== Required action ==
Going down the data below, set down exactly the line with "const uint8_t* km" and each line after it through the line with "float del = 0.f;"; no other lines.
╭──
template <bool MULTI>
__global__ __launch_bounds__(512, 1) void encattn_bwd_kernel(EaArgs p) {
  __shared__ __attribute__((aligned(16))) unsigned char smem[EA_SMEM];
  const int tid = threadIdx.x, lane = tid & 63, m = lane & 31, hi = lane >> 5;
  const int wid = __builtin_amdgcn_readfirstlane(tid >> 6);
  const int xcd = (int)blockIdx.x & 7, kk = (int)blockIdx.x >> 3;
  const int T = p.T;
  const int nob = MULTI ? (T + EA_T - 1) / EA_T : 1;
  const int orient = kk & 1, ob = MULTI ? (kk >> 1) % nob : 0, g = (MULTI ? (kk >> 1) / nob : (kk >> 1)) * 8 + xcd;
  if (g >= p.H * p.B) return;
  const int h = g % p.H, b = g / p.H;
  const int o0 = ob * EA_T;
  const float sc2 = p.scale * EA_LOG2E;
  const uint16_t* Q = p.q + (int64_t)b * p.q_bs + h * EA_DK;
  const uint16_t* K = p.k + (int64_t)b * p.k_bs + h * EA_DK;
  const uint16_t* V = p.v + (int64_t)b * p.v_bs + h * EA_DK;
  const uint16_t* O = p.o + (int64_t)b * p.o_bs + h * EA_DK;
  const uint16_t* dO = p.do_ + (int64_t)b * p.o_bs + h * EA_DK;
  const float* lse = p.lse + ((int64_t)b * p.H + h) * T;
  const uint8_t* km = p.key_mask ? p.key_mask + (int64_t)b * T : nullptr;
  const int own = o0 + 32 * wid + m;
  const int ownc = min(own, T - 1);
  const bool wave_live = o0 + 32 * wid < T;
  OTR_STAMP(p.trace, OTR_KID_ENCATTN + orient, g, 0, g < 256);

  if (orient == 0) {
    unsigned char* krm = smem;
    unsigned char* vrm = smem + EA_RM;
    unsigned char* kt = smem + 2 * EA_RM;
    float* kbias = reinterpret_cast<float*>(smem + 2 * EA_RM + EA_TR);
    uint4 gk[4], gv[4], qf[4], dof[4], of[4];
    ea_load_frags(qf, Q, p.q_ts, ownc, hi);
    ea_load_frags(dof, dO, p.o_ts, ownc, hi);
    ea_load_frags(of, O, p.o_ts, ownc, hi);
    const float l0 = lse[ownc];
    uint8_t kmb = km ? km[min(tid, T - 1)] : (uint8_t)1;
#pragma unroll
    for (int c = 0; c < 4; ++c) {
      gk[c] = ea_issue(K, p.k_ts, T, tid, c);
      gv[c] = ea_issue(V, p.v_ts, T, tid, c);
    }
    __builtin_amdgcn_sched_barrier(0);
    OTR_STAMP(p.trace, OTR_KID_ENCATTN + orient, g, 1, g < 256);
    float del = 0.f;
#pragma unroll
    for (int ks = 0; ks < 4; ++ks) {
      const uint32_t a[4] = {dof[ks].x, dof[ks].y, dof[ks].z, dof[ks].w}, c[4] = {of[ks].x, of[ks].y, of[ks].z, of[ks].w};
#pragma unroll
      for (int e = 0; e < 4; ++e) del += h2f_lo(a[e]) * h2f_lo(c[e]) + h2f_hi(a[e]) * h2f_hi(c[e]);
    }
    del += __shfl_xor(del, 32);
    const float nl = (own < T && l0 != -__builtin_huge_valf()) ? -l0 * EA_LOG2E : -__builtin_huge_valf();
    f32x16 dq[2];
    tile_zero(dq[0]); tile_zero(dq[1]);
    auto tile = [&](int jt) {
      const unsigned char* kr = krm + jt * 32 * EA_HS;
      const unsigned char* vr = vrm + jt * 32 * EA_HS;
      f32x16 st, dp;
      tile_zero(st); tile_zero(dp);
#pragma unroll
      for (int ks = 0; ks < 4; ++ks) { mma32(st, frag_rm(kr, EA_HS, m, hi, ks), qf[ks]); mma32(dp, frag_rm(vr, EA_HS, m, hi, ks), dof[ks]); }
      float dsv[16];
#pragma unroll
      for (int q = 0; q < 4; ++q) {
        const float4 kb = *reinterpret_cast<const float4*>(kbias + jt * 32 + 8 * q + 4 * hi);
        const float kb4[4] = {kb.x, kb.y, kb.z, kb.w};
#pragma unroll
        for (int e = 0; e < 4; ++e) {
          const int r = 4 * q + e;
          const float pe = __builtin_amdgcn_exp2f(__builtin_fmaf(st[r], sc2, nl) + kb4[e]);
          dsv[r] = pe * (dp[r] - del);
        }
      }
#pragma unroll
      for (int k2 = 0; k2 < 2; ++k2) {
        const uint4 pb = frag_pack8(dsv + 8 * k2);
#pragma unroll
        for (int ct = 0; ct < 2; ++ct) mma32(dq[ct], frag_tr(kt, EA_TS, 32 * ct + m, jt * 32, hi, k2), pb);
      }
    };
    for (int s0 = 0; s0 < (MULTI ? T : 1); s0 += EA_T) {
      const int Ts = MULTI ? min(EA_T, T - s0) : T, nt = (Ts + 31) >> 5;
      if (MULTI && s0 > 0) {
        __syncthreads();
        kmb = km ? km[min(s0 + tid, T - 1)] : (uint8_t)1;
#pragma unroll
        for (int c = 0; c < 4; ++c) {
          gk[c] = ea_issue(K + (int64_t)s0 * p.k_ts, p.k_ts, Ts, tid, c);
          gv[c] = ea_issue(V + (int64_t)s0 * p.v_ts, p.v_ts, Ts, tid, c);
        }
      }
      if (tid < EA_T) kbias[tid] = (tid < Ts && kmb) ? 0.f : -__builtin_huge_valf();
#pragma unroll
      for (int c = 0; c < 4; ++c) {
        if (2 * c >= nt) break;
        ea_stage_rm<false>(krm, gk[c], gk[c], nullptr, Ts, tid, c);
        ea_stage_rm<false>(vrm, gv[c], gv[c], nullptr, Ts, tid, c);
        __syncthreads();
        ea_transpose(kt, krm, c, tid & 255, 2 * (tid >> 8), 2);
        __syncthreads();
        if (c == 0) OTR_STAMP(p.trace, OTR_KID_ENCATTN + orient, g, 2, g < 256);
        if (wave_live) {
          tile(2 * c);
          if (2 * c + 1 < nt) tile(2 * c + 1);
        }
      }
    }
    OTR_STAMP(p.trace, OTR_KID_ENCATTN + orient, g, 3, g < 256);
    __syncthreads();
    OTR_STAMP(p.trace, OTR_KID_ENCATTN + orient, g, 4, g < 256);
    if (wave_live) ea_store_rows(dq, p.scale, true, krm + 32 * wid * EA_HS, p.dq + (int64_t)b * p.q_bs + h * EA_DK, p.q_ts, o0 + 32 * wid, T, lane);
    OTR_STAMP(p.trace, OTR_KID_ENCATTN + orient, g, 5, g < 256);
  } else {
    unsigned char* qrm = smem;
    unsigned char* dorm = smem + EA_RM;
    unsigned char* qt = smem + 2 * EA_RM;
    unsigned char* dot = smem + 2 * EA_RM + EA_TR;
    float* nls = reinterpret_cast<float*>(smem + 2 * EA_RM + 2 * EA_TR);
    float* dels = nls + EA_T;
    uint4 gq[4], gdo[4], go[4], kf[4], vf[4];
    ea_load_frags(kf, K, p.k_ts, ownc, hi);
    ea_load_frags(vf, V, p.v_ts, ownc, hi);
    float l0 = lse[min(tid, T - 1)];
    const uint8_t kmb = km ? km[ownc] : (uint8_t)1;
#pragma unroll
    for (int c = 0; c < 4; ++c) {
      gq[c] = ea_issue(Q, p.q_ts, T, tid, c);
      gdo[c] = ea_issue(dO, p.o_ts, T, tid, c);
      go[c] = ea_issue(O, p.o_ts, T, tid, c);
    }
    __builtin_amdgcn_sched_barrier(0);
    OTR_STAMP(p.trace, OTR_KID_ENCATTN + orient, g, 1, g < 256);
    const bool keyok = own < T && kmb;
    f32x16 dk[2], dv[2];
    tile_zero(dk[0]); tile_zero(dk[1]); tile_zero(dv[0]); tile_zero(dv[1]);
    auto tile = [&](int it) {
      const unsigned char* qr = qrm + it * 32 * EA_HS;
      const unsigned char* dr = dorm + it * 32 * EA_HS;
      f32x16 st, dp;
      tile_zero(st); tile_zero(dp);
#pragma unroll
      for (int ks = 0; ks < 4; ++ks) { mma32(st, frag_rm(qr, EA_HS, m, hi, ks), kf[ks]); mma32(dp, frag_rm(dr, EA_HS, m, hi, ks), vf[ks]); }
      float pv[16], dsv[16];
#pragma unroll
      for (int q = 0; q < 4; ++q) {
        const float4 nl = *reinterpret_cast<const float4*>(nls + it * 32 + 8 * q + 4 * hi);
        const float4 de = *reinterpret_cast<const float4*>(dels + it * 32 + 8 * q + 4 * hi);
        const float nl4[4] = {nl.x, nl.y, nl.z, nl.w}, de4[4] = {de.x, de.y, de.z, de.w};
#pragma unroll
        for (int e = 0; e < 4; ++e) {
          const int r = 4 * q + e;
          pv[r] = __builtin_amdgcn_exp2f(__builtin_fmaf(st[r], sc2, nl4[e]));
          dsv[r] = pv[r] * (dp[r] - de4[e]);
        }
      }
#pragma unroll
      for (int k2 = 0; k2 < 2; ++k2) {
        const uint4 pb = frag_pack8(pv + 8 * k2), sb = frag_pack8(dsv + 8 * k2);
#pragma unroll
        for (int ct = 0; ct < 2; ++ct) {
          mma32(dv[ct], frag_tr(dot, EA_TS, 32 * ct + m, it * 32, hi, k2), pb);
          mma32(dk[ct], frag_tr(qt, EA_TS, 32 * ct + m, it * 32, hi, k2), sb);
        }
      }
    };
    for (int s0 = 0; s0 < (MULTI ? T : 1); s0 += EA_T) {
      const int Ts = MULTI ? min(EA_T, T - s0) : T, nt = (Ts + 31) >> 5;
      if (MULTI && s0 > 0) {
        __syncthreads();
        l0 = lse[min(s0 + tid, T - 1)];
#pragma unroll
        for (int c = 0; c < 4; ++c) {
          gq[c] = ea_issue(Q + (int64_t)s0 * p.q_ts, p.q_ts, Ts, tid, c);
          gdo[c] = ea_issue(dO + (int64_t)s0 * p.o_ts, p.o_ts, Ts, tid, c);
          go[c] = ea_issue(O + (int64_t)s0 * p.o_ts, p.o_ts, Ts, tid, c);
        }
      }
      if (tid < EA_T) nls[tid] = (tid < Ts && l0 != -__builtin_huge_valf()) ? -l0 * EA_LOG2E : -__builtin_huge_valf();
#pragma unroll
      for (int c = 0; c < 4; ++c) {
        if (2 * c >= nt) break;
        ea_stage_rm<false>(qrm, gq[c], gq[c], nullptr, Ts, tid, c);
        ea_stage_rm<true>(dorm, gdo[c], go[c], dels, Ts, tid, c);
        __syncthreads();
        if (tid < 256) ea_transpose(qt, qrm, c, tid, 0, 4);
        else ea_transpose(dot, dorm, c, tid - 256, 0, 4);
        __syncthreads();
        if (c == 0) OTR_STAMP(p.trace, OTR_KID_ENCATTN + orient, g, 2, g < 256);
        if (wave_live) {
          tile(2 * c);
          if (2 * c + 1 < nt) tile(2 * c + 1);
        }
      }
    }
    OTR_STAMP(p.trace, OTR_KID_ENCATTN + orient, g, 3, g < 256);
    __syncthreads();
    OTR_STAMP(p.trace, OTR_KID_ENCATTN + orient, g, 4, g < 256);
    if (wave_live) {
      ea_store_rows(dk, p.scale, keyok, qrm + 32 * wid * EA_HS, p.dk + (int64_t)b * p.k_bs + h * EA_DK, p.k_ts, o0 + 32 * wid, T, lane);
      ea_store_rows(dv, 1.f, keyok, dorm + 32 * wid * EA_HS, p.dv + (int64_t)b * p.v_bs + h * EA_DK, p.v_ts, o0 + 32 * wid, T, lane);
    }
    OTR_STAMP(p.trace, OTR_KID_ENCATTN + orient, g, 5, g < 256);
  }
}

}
╰──
== Answer area ==
  const uint8_t* km = p.key_mask ? p.key_mask + (int64_t)b * T : nullptr;
  const int own = o0 + 32 * wid + m;
  const int ownc = min(own, T - 1);
  const bool wave_live = o0 + 32 * wid < T;
  OTR_STAMP(p.trace, OTR_KID_ENCATTN + orient, g, 0, g < 256);

  if (orient == 0) {
    unsigned char* krm = smem;
    unsigned char* vrm = smem + EA_RM;
    unsigned char* kt = smem + 2 * EA_RM;
    float* kbias = reinterpret_cast<float*>(smem + 2 * EA_RM + EA_TR);
    uint4 gk[4], gv[4], qf[4], dof[4], of[4];
    ea_load_frags(qf, Q, p.q_ts, ownc, hi);
    ea_load_frags(dof, dO, p.o_ts, ownc, hi);
    ea_load_frags(of, O, p.o_ts, ownc, hi);
    const float l0 = lse[ownc];
    uint8_t kmb = km ? km[min(tid, T - 1)] : (uint8_t)1;
#pragma unroll
    for (int c = 0; c < 4; ++c) {
      gk[c] = ea_issue(K, p.k_ts, T, tid, c);
      gv[c] = ea_issue(V, p.v_ts, T, tid, c);
    }
    __builtin_amdgcn_sched_barrier(0);
    OTR_STAMP(p.trace, OTR_KID_ENCATTN + orient, g, 1, g < 256);
    float del = 0.f;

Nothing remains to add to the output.